This bike is very fun to ride and I am extremely happy with it!


----------



## quietcornerrider (Jun 6, 2009)

El_Duderino said:


> Owner of a Solo One SE 29 here.
> I got some extra parts around from other bikes so my next upgrades are:
> BB7 cable disc brakes
> Got a XT 770 crank I am going to put on
> ...


Sounds like a nice project! :thumbsup:


----------



## jedc (Nov 15, 2006)

I know voting is closed but I'm for a KHS forum as well. I will be ordering an XC-204 soon and will post some build shots.


----------



## SuperJETT (May 28, 2008)

I maybe have mentioned this before, but does anyone else get a lot of chainstay slap from the rear derailleur? I have an LX on my XC-604 and it bangs the heck out of the chainstay. There just isn't much tension on it even with the B screw almost all the way in. I'm planning on getting a SLX mid-cage (I'm 2x9 with a bash) soon to hopefully fix this.


----------



## SuperJETT (May 28, 2008)

jedc, you'll like it, it's a great proven frame design.


----------



## jedc (Nov 15, 2006)

Yea I can't wait to put my '09 Reba on it and other parts I have waiting. I'm probably gonna pick up a Sram X7 mid-cage RD for my 2x9 setup as well.


----------



## the-one1 (Aug 2, 2008)

SuperJETT said:


> I maybe have mentioned this before, but does anyone else get a lot of chainstay slap from the rear derailleur? I have an LX on my XC-604 and it bangs the heck out of the chainstay. There just isn't much tension on it even with the B screw almost all the way in. I'm planning on getting a SLX mid-cage (I'm 2x9 with a bash) soon to hopefully fix this.
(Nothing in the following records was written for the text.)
def stem_conv(x, weight, bias=None, relu=False):
    if not (_stem_conv_split and _split_linear and x.is_cuda and x.dtype == torch.float32 and x.dim() == 4 and x.shape[1] == 3
            and tuple(weight.shape) == (64, 3, 7, 7) and weight.dtype == torch.float32 and weight.device == x.device
            and x.numel() > 0):
        return None
    if bias is not None and not (_param_ok(bias, x) and bias.numel() == 64):
        return None
    x = x if x.is_contiguous() else x.contiguous()
    n, _, h, w = x.shape
    ho, wo = (h - 1) // 2 + 1, (w - 1) // 2 + 1
    if n > 65535 or n * ho * wo * 256 >= 0xC0000000 or n * 3 * h * w >= 2 ** 31:
        return None
    packed = _stem_packed(weight)
    if packed is None:
        return None
    with torch.cuda.device(x.device):
        y = torch.empty((n, 64, ho, wo), dtype=torch.float32, device=x.device, memory_format=torch.channels_last)
        rc = _cabi.lib().tf_stem_conv7x7_f32(x.data_ptr(), packed.data_ptr(), 0 if bias is None else bias.data_ptr(), y.data_ptr(),
                                             n, h, w, 1 if relu else 0, _terms(), _stream(x.device))
# ... 401 lines not shown
    if hit is None or hit[0] != key or not same_sources(hit[3], srcs):
        if torch.cuda.is_current_stream_capturing():
            return None
        hit = conv._tf_c1_taps = (key, conv.weight.detach()[0].permute(1, 2, 0).reshape(9, c).contiguous(),
                                  0.0 if conv.bias is None else float(conv.bias.detach()), srcs)
    with torch.cuda.device(x.device):
        out = torch.empty((n, 1, H, W), dtype=torch.float32, device=x.device)
        ws = torch.empty(2 * n * gn.num_groups, dtype=torch.float64, device=x.device)
        rc = _cabi.lib().tf_groupnorm_relu_conv3x3_c1_nhwc_f32(x.data_ptr(), gn.weight.data_ptr(), gn.bias.data_ptr(), hit[1].data_ptr(), hit[2],
                                                               out.data_ptr(), ws.data_ptr(), n, H, W, c, gn.num_groups, float(gn.eps),
                                                               _stream(x.device))
    _cabi.check(rc, "tf_groupnorm_relu_conv3x3_c1_nhwc_f32")
    return out


def input_proj_1x1(x, conv, gn):
    if not (_input_proj_fused and _split_linear and x.is_cuda and x.dim() == 4 and x.dtype == torch.float32 and conv.groups == 1):
        return None
    if conv.kernel_size == (3, 3) and conv.stride == (2, 2) and conv.padding == (1, 1) and conv.dilation == (1, 1):
        if not x.is_contiguous(memory_format=torch.channels_last):
            x = x.contiguous(memory_format=torch.channels_last)
        cout, cin = conv.out_channels, conv.in_channels
        hit = getattr(conv, "_tf_wtaps", None)
        key = source_key(conv.weight)
        if hit is None or hit[0] != key or hit[2] is not conv.weight:
            prev_img = None if hit is None else hit[1]
            hit = (key, conv.weight.detach().permute(0, 2, 3, 1).reshape(cout, 9 * cin).contiguous(), conv.weight)
            inherit_route(hit[1], conv.weight, prev_img)
            conv._tf_wtaps = hit
        y = conv3x3(x, hit[1], conv.bias, False, 2)
        if y is None:
            return None
        n, _, ho, wo = y.shape
        z2 = groupnorm_nhwc(y.permute(0, 2, 3, 1).reshape(n * ho * wo, cout), n, gn)
        return None if z2 is None else z2.view(n, ho, wo, cout).permute(0, 3, 1, 2)
    if not (conv.kernel_size == (1, 1) and conv.stride == (1, 1) and conv.padding == (0, 0)):
        return None
    if not x.is_contiguous(memory_format=torch.channels_last):
        x = x.contiguous(memory_format=torch.channels_last)
    n, cin, h, w = x.shape
    cout = conv.out_channels
    hit = getattr(conv, "_tf_w2d", None)
    key = source_key(conv.weight)
    if hit is None or hit[0] != key or hit[2] is not conv.weight:
        prev_img = None if hit is None else hit[1]
        hit = (key, conv.weight.detach().reshape(cout, cin).contiguous(), conv.weight)
        inherit_route(hit[1], conv.weight, prev_img)
        if hit[1].is_cuda and hit[1].data_ptr() != conv.weight.data_ptr():
            _publish_barrier(hit[1].device)
        conv._tf_w2d = hit
    y2 = None
    if conv1x1_wants_split_k(n * h * w, cin, cout):
        y = conv3x3(x, hit[1], conv.bias, False, 1)
        y2 = None if y is None else y.permute(0, 2, 3, 1)
    if y2 is None:
        y2 = linear(x.permute(0, 2, 3, 1).reshape(n * h * w, cin), hit[1], conv.bias)
    if y2 is None:
        return None
    z2 = groupnorm_nhwc(y2.reshape(n * h * w, cout), n, gn)
    if z2 is None:
        return None
    return z2.view(n, h, w, cout).permute(0, 3, 1, 2)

Is it hitting the Horst link? If so, a DR with more tension will stop it from hitting since it does not flop around when riding over bumps.


----------



## SuperJETT (May 28, 2008)

Yeah, it's bouncing and hitting the back of the link. The der. has a rubber piece on it where it hits, almost like Shimano knew it would do it...


----------



## quietcornerrider (Jun 6, 2009)

SuperJETT said:


> Yeah, it's bouncing and hitting the back of the link. The der. has a rubber piece on it where it hits, almost like Shimano knew it would do it...


I too get a lot of slap. Maybe I'll sell my whole drivetrain and get an Alfine.

No more slap!:thumbsup:


----------



## quietcornerrider (Jun 6, 2009)

Just to remind people, email these guys until they get sick of seeing our emails!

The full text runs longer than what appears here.